By now, we all know that Generative AI models are trained on massive amounts of data, much of which is collected from the Internet, as well as other sources.

And we also know that Gen AI is being used to generate massive amounts of new content, much of which is also being made available online.

So what happens when the Gen AI-generated content is fed back into the AI model as additional training data?  Maybe nothing, right?  Maybe the model just gets stronger because the Gen AI outputs are so fluent?  After all, a lot of Gen AI output is fairly indistinguishable – to the human eye – from human-created content.  And there is still way more (for now) human-created content than AI-generated content, so the Gen AI content’s impact might be expected to be negligible, at most.

But new research from a team led by Oxford professor Ilya Shumailov reveals some concerning results.  Even a small amount of AI-generated data fed back into the model as training data can lead to model collapse.

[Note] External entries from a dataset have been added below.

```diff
@@ -278,7 +342,7 @@
           quantum_to_samples<MFMA_PLAIN4>(raw,v);
         else
           quantum_to_samples<SAMPLES>(raw,v);
-        unsigned char *to=smem_raw+G::ring_bytes+2*(srow*F::SR+4*sxg);
+        unsigned char *to=smem_raw+stage_to;
         constexpr int STAGED=MODE == MFMA_PLAIN3 ? 3 : G::STAGE_CHANNELS;
 #pragma unroll
         for (int c=0; c < STAGED; c++)
@@ -293,7 +357,7 @@
           if (!MH_HKNOCKED(16))
           {
             const unsigned hy01=__builtin_amdgcn_perm(raw[1].y,raw[0].y,0x07030602u),hy23=__builtin_amdgcn_perm(raw[3].y,raw[2].y,0x07030602u);
-            unsigned char *line=smem_raw+G::ring_bytes+G::stage_bytes+srow*G::ASTRIDE+4*sxg;
+            unsigned char *line=smem_raw+stage_line;
             *reinterpret_cast<unsigned *>(line)=__builtin_amdgcn_perm(hy23,hy01,0x05040100u) ^ 0x80808080u;
             *reinterpret_cast<unsigned *>(line+G::GROUP*G::ASTRIDE)=__builtin_amdgcn_perm(hy23,hy01,0x07060302u) ^ 0x80808080u;
           }
@@ -302,7 +366,6 @@
 
   static_assert(alpha_plane_degree(2*F::SR) == 1,"the row operands' reads are conflict-free");
   const int rc=wave >> 2,ot=wave & 3;
-  const bool row_wave=!(BLEND || (MODE == MFMA_PLAIN3)) || (wave < 12);
   const int row_entry=rc*F::CHR+n*F::SR+16*ot+8*kq;
   constexpr int TILE_WAVES=16-G::FETCH_GROUPS/64-(BLEND ? 4 : 0);
   static_assert(TILE_WAVES >= 1,"somebody runs the column pass");
@@ -334,42 +397,60 @@
   const int ring_entry16=rc*F::CHC+(kq >> 1)*F::OB+(16*ot+n)*8+4*(kq & 1);
   const int ring_alpha16=3*F::CHC+(kq >> 1)*F::OB+(16*alpha_tile+n)*8+4*(kq & 1);
   auto weight_slot=[&](int tile) { return (16*tile+n)*G::GROUP+4*(kq ^ ((n >> 2) & 3)); };
-  int ring_group=0;
+  constexpr int GROUP_BYTES=2*GROUP_STRIDE;
+  int first_bytes=0,previous_bytes=(G::NR-1)*GROUP_BYTES;
+  int ring_half=kq >> 1;
+  asm volatile("" : "+v"(ring_half));
   unsigned recomputed=0u;
 
   floatx4 sums_row={0.0f,0.0f,0.0f,0.0f};
   intx4 plane_low={0,0,0,0},plane_high={0,0,0,0};
   long plane_low2=0,plane_high2=0;
-  auto store_row=[&](int block,int lane)
+  const int store_from=wave*G::OUT_STRIDE+lane;
+  const bool store_column=x0+lane < W;
+  auto store_row=[&](int block)
   {
     if ((block >= 0) && (block < nblocks))
       {
-        const uint2 result=out_tile[wave*G::OUT_STRIDE+lane];
-        const int x=x0+lane,y=out_begin+G::GROUP*block+wave;
-        if ((x < W) && (y < H) && !MH_HKNOCKED(512))
-          store_pixel16(args.dst+pixel_index(y,W,x)*PX,result);
+        const int y=out_begin+G::GROUP*block+wave;
+        if (store_column && (y < H) && !MH_HKNOCKED(512))
+          {
+            const uint2 result=out_tile[store_from];
+            if constexpr (WIDE)
+              store_pixel16(args.dst+pixel_index(y,W,x0+lane)*PX,result);
+            else
+              {
+                const int row_bytes=(int) (((unsigned) y*(unsigned) W+(unsigned) x0)*(unsigned) PIXEL_BYTES);
+                if constexpr (MODE == MFMA_PLAIN3)
+                  {
+                    __builtin_amdgcn_raw_buffer_store_b32(result.x,dst_frame,lane*PIXEL_BYTES,row_bytes,0);
+                    __builtin_amdgcn_raw_buffer_store_b16((unsigned short) result.y,dst_frame,lane*PIXEL_BYTES+4,row_bytes,0);
+                  }
+                else
+                  __builtin_amdgcn_raw_buffer_store_b64(uintx2{result.x,result.y},dst_frame,lane*PIXEL_BYTES,row_bytes,0);
+              }
+          }
       }
   };
-  fetch(0,tid/G::GROUPS_PER_ROW,tid % G::GROUPS_PER_ROW);
+  fetch(0);
   for (int g=0; g <= ngroups+1; g++)
     {
-      int opaque_tid=tid;
-      asm volatile("" : "+v"(opaque_tid));
-      const int srow=opaque_tid/G::GROUPS_PER_ROW,sxg=opaque_tid-srow*G::GROUPS_PER_ROW;
       const int cb=g-G::NG-1;
-      const int first=ring_group;
-      const int previous=ring_group == 0 ? G::NR-1 : ring_group-1;
+      int role=wave;
+      asm volatile("" : "+s"(role));
+      const bool alpha_now=BLEND && (role >= 12);
+      const bool row_now=!(BLEND || (MODE == MFMA_PLAIN3)) || (role < 12);
       MH_HTRACE_MARK(0);
       if (g < ngroups)
         {
-          stage_group(srow,sxg);
+          stage_group();
           MH_HTRACE_MARK(1);
           if (g+1 < ngroups)
-            fetch(g+1,srow,sxg);
+            fetch(g+1);
         }
       MH_HTRACE_MARK(2);
       if constexpr (BLEND)
-        if (alpha_wave && !MH_HKNOCKED(2))
+        if (alpha_now && !MH_HKNOCKED(2))
           {
             intx4 tiles[5];
 #pragma unroll
@@ -426,9 +507,9 @@
             uint2 hi,lo;
             split_f16_pair(f32x2{half_level[0],half_level[1]},hi.x,lo.x);
             split_f16_pair(f32x2{half_level[2],half_level[3]},hi.y,lo.y);
-            const int at=ring_alpha16+previous*GROUP_STRIDE;
-            *reinterpret_cast<uint2 *>(ring_hi+at)=hi;
-            *reinterpret_cast<uint2 *>(ring_lo+at)=lo;
+            unsigned char *at=smem_raw+(2*ring_alpha16+previous_bytes);
+            *reinterpret_cast<uint2 *>(at)=hi;
+            *reinterpret_cast<uint2 *>(at+2*F::RING_PLANE)=lo;
             floatx4 weight;
 #pragma unroll
             for (int r=0; r < 4; r++)
@@ -442,9 +523,10 @@
 #pragma unroll
           for (int c=0; c < NC; c++)
             {
-              const unsigned wide=(unsigned) (first+2*c+(kq >> 1));
-              const unsigned group=wide < wide-(unsigned) G::NR ? wide : wide-(unsigned) G::NR;
-              chunk_at[c]=col_entry16+GROUP_STRIDE*(int) group;
+              int even=first_bytes+2*c*GROUP_BYTES;
+              even=even >= G::NR*GROUP_BYTES ? even-G::NR*GROUP_BYTES : even;
+              const int step=even == (G::NR-1)*GROUP_BYTES ? -(G::NR-1)*GROUP_BYTES : GROUP_BYTES;
+              chunk_at[c]=__mul24(ring_half,step)+2*col_entry16+even;
             }
           auto column_tiles=[&](auto count,int done)
           {
@@ -460,8 +542,8 @@
 #pragma unroll
                 for (int i=0; i < N; i++)
                   {
-                    a_hi[i]=*reinterpret_cast<const half8 *>(ring_hi+chunk_at[c]+4*(done+i)*F::SC);
-                    a_lo[i]=*reinterpret_cast<const half8 *>(ring_lo+chunk_at[c]+4*(done+i)*F::SC);
+                    a_hi[i]=*reinterpret_cast<const half8 *>(smem_raw+chunk_at[c]+8*(done+i)*F::SC);
+                    a_lo[i]=*reinterpret_cast<const half8 *>(smem_raw+chunk_at[c]+2*F::RING_PLANE+8*(done+i)*F::SC);
                   }
 #pragma unroll
                 for (int i=0; i < N; i++)
@@ -494,12 +576,8 @@
       __syncthreads();
       MH_HTRACE_MARK(5);
       {
-        floatx4 weight={1.0f,1.0f,1.0f,1.0f};
         if constexpr (BLEND)
-          if (row_wave && !MH_HKNOCKED(4))
-            weight=*reinterpret_cast<const floatx4 *>(alpha_weight+weight_slot(ot));
-        if constexpr (BLEND)
-          if (alpha_wave)
+          if (alpha_now)
             {
               plane_low=*reinterpret_cast<const intx4 *>(alpha_plane+alpha_entry);
               plane_high=*reinterpret_cast<const intx4 *>(alpha_plane+G::GROUP*G::ASTRIDE+alpha_entry);
@@ -511,8 +589,12 @@
                 }
             }
         MH_HTRACE_MARK(6);
-        if (row_wave)
-          {
+        if (row_now)
+          {
+            floatx4 weight={1.0f,1.0f,1.0f,1.0f};
+            if constexpr (BLEND)
+              if (!MH_HKNOCKED(4))
+                weight=*reinterpret_cast<const floatx4 *>(alpha_weight+weight_slot(ot));
             floatx4 acc={0.0f,0.0f,0.0f,0.0f};
 #pragma unroll
             for (int c=0; c < NC; c++)
@@ -540,25 +622,26 @@
             uint2 hi,lo;
             split_f16_pair(f32x2{v[0],v[1]},hi.x,lo.x);
             split_f16_pair(f32x2{v[2],v[3]},hi.y,lo.y);
-            const int at=ring_entry16+previous*GROUP_STRIDE;
-            *reinterpret_cast<uint2 *>(ring_hi+at)=hi;
-            *reinterpret_cast<uint2 *>(ring_lo+at)=lo;
+            unsigned char *at=smem_raw+(2*ring_entry16+previous_bytes);
+            *reinterpret_cast<uint2 *>(at)=hi;
+            *reinterpret_cast<uint2 *>(at+2*F::RING_PLANE)=lo;
             asm volatile("s_nop 7\n\ts_nop 7" : "+v"(acc));
             sums_row=acc;
           }
-        store_row(cb,opaque_tid & 63);
+        store_row(cb);
       }
       MH_HTRACE_MARK(7);
       __syncthreads();
       MH_HTRACE_MARK(8);
-      ring_group=ring_group+1 == G::NR ? 0 : ring_group+1;
+      previous_bytes=first_bytes;
+      first_bytes=first_bytes+GROUP_BYTES == G::NR*GROUP_BYTES ? 0 : first_bytes+GROUP_BYTES;
     }
   if ((args.recomputed != nullptr) && (recomputed != 0u) && (lane == 0))
     atomicAdd(args.recomputed,(unsigned long long) recomputed);
 }
 
-template<int NC,int MODE>
-static MhStatus launch_hybrid_typed(const View &src,BlurExactArgs &args)
+template<int NC,int MODE,bool WIDE>
+static MhStatus launch_hybrid_sized(const View &src,BlurExactArgs &args)
 {
   constexpr bool BLEND=MODE == MFMA_BLEND4;
   typedef HybridGeometry<NC,BLEND> G;
@@ -580,7 +663,7 @@
   const int slot=src.device >= 0 && src.device < 64 ? src.device : 0;
   if (!attribute_set[slot])
     {
-      MH_HIP(hipFuncSetAttribute(reinterpret_cast<const void *>(&blur_fused_hybrid_kernel<NC,MODE>),
+      MH_HIP(hipFuncSetAttribute(reinterpret_cast<const void *>(&blur_fused_hybrid_kernel<NC,MODE,WIDE>),
         hipFuncAttributeMaxDynamicSharedMemorySize,(int) lds));
       attribute_set[slot]=true;
     }
@@ -595,7 +678,7 @@
 #endif
   {
     ProfileScope prof("blur_fused_hybrid",src.stream);
-    hipLaunchKernelGGL((blur_fused_hybrid_kernel<NC,MODE>),dim3((unsigned) (8*args.items_per_xcd)),dim3(1024),lds,
+    hipLaunchKernelGGL((blur_fused_hybrid_kernel<NC,MODE,WIDE>),dim3((unsigned) (8*args.items_per_xcd)),dim3(1024),lds,
       src.stream,args);
     MH_HIP(hipGetLastError());
   }
@@ -615,6 +698,15 @@
     }
 #endif
   return MH_OK;
+}
+
+template<int NC,int MODE>
+static MhStatus launch_hybrid_typed(const View &src,BlurExactArgs &args)
+{
+  const unsigned long long bytes=(unsigned long long) src.columns*src.rows*(MODE == MFMA_PLAIN3 ? 6u : 8u);
+  if ((bytes >= (1ull << 32)) || (option_long("MAGICKHIP_HYBRID_WIDE",0) != 0))
+    return launch_hybrid_sized<NC,MODE,true>(src,args);
+  return launch_hybrid_sized<NC,MODE,false>(src,args);
 }
 
 template<int NC>
```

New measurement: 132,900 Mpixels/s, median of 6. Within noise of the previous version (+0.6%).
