extern "C" int ogc_group_norm_coeffs(int b, int c, int hw, int groups, float eps, const float *x, const float *gamma,
                                     const float *beta, const double *stats, int slots, double *ws, float *mean,
                                     float *rstd, float *a, float *bb, ogc_stream_t stream) {
    OGC_REQUIRE(b >= 0 && c >= 1 && hw >= 1 && groups >= 1 && c % groups == 0, "ogc_group_norm_coeffs: bad shape");
    if (b == 0) return OGC_OK;
    OGC_REQUIRE(gamma && beta && mean && rstd && a && bb && (stats || (ws && x)), "ogc_group_norm_coeffs: null pointer");
    hipStream_t s = (hipStream_t)stream;
    if (!stats) {
        const int rows = b * groups;
        const long long row_len = (long long)(c / groups) * hw;
        slots = launch_gn_stats(rows, row_len, x, ws, s);
        stats = ws;
    }
    hipLaunchKernelGGL(gn_coeffs_kernel, dim3(ogc_divup(b * c, 256)), dim3(256), 0, s, b, c, hw, groups, eps, gamma, beta,
                       stats, slots, mean, rstd, a, bb);
    OGC_CHECK_LAUNCH("ogc_group_norm_coeffs");
    return OGC_OK;
}

extern "C" int ogc_group_norm_stats_slots(void) { return GN_STATS_SLOTS; }
extern "C" int ogc_group_norm_bwd_slots(void) { return GN_BWD_SLOTS; }

extern "C" int ogc_group_norm_fwd(int b, int c, int hw, int groups, float eps, int relu, const float *x,
                                  const float *gamma, const float *beta, float *y, float *mean, float *rstd,
                                  double *ws, ogc_stream_t stream) {
    return gn_fwd_impl("ogc_group_norm_fwd", b, c, hw, groups, eps, relu, x, gamma, beta, y, mean, rstd, ws, nullptr, 0,
                       stream);
}

extern "C" int ogc_group_norm_fwd_stats(int b, int c, int hw, int groups, float eps, int relu, const float *x,
                                        const float *gamma, const float *beta, float *y, float *mean, float *rstd,
                                        const double *stats, int slots, ogc_stream_t stream) {
    OGC_REQUIRE(stats && slots >= 1, "ogc_group_norm_fwd_stats: no statistics");
    return gn_fwd_impl("ogc_group_norm_fwd_stats", b, c, hw, groups, eps, relu, x, gamma, beta, y, mean, rstd, nullptr,
                       stats, slots, stream);
}

namespace {
template <typename AT>
int gn_bwd_impl(int b, int c, int hw, int groups, int relu, const AT *x, const float *gamma, const float *beta, const float *mean,
                const float *rstd, const AT *grad_y, AT *grad_x, float *grad_gamma, float *grad_beta, double *ws,
                ogc_stream_t stream) {
    OGC_REQUIRE(b >= 0 && c >= 1 && hw >= 1 && groups >= 1 && c % groups == 0, "ogc_group_norm_bwd: bad shape");
    if (b == 0) return OGC_OK;
    if (sizeof(AT) == 2 && ((hw & 3) != 0 || (((uintptr_t)x | (uintptr_t)grad_y | (uintptr_t)grad_x) & 7) != 0)) {
        ogc_set_error("ogc_group_norm_bwd_h: needs hw %% 4 == 0 and 8-byte aligned tensors");
        return OGC_ERR_UNSUPPORTED;
    }
    OGC_REQUIRE(x && gamma && beta && mean && rstd && grad_y && grad_x && grad_gamma && grad_beta && ws,
                "ogc_group_norm_bwd: null pointer");
    hipStream_t s = (hipStream_t)stream;
    double *dsdb = ws;
    dim3 grid(hw_chunks(b, c, hw), c, b);
    const int slots = (int)grid.x;
    if (relu) {
        hipLaunchKernelGGL((gn_bwd_sums_kernel<true, AT>), grid, dim3(GN_THREADS), 0, s, c, hw, groups, x, gamma, beta, mean,
                           rstd, grad_y, dsdb);
        hipLaunchKernelGGL((gn_bwd_dx_kernel<true, AT>), grid, dim3(GN_THREADS), 0, s, c, hw, groups, x, gamma, beta, mean,
                           rstd, dsdb, slots, grad_y, grad_x, grad_gamma, grad_beta);
    } else {
        hipLaunchKernelGGL((gn_bwd_sums_kernel<false, AT>), grid, dim3(GN_THREADS), 0, s, c, hw, groups, x, gamma, beta, mean,
                           rstd, grad_y, dsdb);
        hipLaunchKernelGGL((gn_bwd_dx_kernel<false, AT>), grid, dim3(GN_THREADS), 0, s, c, hw, groups, x, gamma, beta, mean,
                           rstd, dsdb, slots, grad_y, grad_x, grad_gamma, grad_beta);
    }
    OGC_CHECK_LAUNCH("ogc_group_norm_bwd");
    return OGC_OK;
}
}

extern "C" int ogc_group_norm_bwd(int b, int c, int hw, int groups, int relu, const float *x, const float *gamma,
                                  const float *beta, const float *mean, const float *rstd, const float *grad_y,
                                  float *grad_x, float *grad_gamma, float *grad_beta, double *ws,
                                  ogc_stream_t stream) {
    return gn_bwd_impl<float>(b, c, hw, groups, relu, x, gamma, beta, mean, rstd, grad_y, grad_x, grad_gamma, grad_beta, ws, stream);
}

The idea is explained by the diagram below (reprinted from TechCrunch): 

Chart showing how image AI can collapse if it learns from its own outputs

Naturally-occurring training data will have a broad distribution.  If you think of a bell curve, the center of the curve is relatively low, and there are long tails leading out from the center.  In the diagram above, this is represented by the variety of dog breeds represented in the first image, (a).

Generative AI comes up with an output by selecting highly probable choices.  In other words, it tends to pick outputs from the middle of the bell curve.  This is why they look “normal” or plausible to us.  While it’s possible to tweak the settings on the Gen AI model to move a little farther out from the center of the bell curve – to be more “chaotic” or “creative” – the core idea is that Gen AI picks the common data.  So in the figure above, (b) shows that Gen AI will tend to over-weight the golden retriever, because it is the most common breed in the (a) dataset.  And over multiple generations of feeding the Gen AI outputs back in as new training data, golden retrievers will become more and more heavily represented, until they represent all the data.  In bell-curve terms, the curve will become progressively higher and narrower until it is just a spike of all golden retrievers, (c) in the figure.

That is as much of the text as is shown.